Return every line of the listing, exactly as it reads.

----

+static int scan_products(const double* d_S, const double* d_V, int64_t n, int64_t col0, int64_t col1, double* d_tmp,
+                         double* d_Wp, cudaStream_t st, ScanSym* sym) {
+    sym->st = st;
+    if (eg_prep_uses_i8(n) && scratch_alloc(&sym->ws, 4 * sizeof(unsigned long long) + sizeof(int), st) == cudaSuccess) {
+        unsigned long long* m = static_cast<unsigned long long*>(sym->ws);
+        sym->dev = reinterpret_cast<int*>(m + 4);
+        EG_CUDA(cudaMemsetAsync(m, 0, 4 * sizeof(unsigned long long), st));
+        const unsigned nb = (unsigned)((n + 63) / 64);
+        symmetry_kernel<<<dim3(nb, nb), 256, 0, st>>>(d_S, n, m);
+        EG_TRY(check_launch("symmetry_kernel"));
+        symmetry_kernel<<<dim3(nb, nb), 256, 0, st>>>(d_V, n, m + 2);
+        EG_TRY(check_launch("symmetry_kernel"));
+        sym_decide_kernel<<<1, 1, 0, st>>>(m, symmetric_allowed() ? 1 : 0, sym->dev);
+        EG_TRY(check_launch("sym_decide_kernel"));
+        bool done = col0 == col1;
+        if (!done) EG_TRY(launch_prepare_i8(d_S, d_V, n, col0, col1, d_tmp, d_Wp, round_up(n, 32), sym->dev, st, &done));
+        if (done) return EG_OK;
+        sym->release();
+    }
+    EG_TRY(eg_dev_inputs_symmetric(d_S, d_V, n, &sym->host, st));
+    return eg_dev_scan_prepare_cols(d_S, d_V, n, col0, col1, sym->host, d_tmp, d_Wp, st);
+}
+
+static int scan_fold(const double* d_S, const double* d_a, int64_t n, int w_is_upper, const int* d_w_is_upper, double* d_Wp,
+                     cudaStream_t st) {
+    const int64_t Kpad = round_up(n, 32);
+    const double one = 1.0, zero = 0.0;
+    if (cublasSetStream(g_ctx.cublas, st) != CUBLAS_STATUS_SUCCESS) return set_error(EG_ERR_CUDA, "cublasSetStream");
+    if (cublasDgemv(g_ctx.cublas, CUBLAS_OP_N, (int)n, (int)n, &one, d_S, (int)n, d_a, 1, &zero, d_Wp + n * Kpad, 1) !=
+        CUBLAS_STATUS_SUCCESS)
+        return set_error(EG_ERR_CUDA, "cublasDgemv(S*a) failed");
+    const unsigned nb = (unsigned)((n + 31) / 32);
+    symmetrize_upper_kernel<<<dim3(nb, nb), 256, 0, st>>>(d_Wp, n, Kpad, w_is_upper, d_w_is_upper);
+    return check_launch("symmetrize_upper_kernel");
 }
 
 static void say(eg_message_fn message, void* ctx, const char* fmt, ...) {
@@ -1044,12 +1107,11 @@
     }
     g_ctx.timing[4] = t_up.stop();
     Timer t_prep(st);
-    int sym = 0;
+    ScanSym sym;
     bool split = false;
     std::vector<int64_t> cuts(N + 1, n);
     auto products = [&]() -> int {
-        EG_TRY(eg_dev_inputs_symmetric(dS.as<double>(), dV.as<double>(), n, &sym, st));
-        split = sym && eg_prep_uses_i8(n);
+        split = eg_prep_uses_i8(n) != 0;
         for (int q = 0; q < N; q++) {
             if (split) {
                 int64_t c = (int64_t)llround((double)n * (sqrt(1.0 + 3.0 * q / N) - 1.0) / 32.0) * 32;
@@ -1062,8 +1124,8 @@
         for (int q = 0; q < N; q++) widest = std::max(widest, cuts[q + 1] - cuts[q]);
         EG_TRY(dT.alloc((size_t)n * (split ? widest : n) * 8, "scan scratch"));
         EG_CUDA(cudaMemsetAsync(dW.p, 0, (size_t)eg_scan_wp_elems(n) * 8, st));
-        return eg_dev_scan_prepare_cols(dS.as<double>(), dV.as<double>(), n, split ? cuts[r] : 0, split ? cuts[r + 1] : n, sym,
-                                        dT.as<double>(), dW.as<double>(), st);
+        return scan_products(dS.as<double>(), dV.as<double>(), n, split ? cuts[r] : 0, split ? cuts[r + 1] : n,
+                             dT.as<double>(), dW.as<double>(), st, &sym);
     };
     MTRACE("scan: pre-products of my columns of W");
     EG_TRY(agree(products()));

----

## Answer box
+static int scan_products(const double* d_S, const double* d_V, int64_t n, int64_t col0, int64_t col1, double* d_tmp,
+                         double* d_Wp, cudaStream_t st, ScanSym* sym) {
+    sym->st = st;
+    if (eg_prep_uses_i8(n) && scratch_alloc(&sym->ws, 4 * sizeof(unsigned long long) + sizeof(int), st) == cudaSuccess) {
+        unsigned long long* m = static_cast<unsigned long long*>(sym->ws);
+        sym->dev = reinterpret_cast<int*>(m + 4);
+        EG_CUDA(cudaMemsetAsync(m, 0, 4 * sizeof(unsigned long long), st));
+        const unsigned nb = (unsigned)((n + 63) / 64);
+        symmetry_kernel<<<dim3(nb, nb), 256, 0, st>>>(d_S, n, m);
+        EG_TRY(check_launch("symmetry_kernel"));
+        symmetry_kernel<<<dim3(nb, nb), 256, 0, st>>>(d_V, n, m + 2);
+        EG_TRY(check_launch("symmetry_kernel"));
+        sym_decide_kernel<<<1, 1, 0, st>>>(m, symmetric_allowed() ? 1 : 0, sym->dev);
+        EG_TRY(check_launch("sym_decide_kernel"));
+        bool done = col0 == col1;
+        if (!done) EG_TRY(launch_prepare_i8(d_S, d_V, n, col0, col1, d_tmp, d_Wp, round_up(n, 32), sym->dev, st, &done));
+        if (done) return EG_OK;
+        sym->release();
+    }
+    EG_TRY(eg_dev_inputs_symmetric(d_S, d_V, n, &sym->host, st));
+    return eg_dev_scan_prepare_cols(d_S, d_V, n, col0, col1, sym->host, d_tmp, d_Wp, st);
+}
+
+static int scan_fold(const double* d_S, const double* d_a, int64_t n, int w_is_upper, const int* d_w_is_upper, double* d_Wp,
+                     cudaStream_t st) {
+    const int64_t Kpad = round_up(n, 32);
+    const double one = 1.0, zero = 0.0;
+    if (cublasSetStream(g_ctx.cublas, st) != CUBLAS_STATUS_SUCCESS) return set_error(EG_ERR_CUDA, "cublasSetStream");
+    if (cublasDgemv(g_ctx.cublas, CUBLAS_OP_N, (int)n, (int)n, &one, d_S, (int)n, d_a, 1, &zero, d_Wp + n * Kpad, 1) !=
+        CUBLAS_STATUS_SUCCESS)
+        return set_error(EG_ERR_CUDA, "cublasDgemv(S*a) failed");
+    const unsigned nb = (unsigned)((n + 31) / 32);
+    symmetrize_upper_kernel<<<dim3(nb, nb), 256, 0, st>>>(d_Wp, n, Kpad, w_is_upper, d_w_is_upper);
+    return check_launch("symmetrize_upper_kernel");
 }
 
 static void say(eg_message_fn message, void* ctx, const char* fmt, ...) {
@@ -1044,12 +1107,11 @@
     }
     g_ctx.timing[4] = t_up.stop();
     Timer t_prep(st);
-    int sym = 0;
+    ScanSym sym;
     bool split = false;
     std::vector<int64_t> cuts(N + 1, n);
     auto products = [&]() -> int {
-        EG_TRY(eg_dev_inputs_symmetric(dS.as<double>(), dV.as<double>(), n, &sym, st));
-        split = sym && eg_prep_uses_i8(n);
+        split = eg_prep_uses_i8(n) != 0;
         for (int q = 0; q < N; q++) {
             if (split) {
                 int64_t c = (int64_t)llround((double)n * (sqrt(1.0 + 3.0 * q / N) - 1.0) / 32.0) * 32;
@@ -1062,8 +1124,8 @@
         for (int q = 0; q < N; q++) widest = std::max(widest, cuts[q + 1] - cuts[q]);
         EG_TRY(dT.alloc((size_t)n * (split ? widest : n) * 8, "scan scratch"));
         EG_CUDA(cudaMemsetAsync(dW.p, 0, (size_t)eg_scan_wp_elems(n) * 8, st));
-        return eg_dev_scan_prepare_cols(dS.as<double>(), dV.as<double>(), n, split ? cuts[r] : 0, split ? cuts[r + 1] : n, sym,
-                                        dT.as<double>(), dW.as<double>(), st);
+        return scan_products(dS.as<double>(), dV.as<double>(), n, split ? cuts[r] : 0, split ? cuts[r + 1] : n,
+                             dT.as<double>(), dW.as<double>(), st, &sym);
     };
     MTRACE("scan: pre-products of my columns of W");
     EG_TRY(agree(products()));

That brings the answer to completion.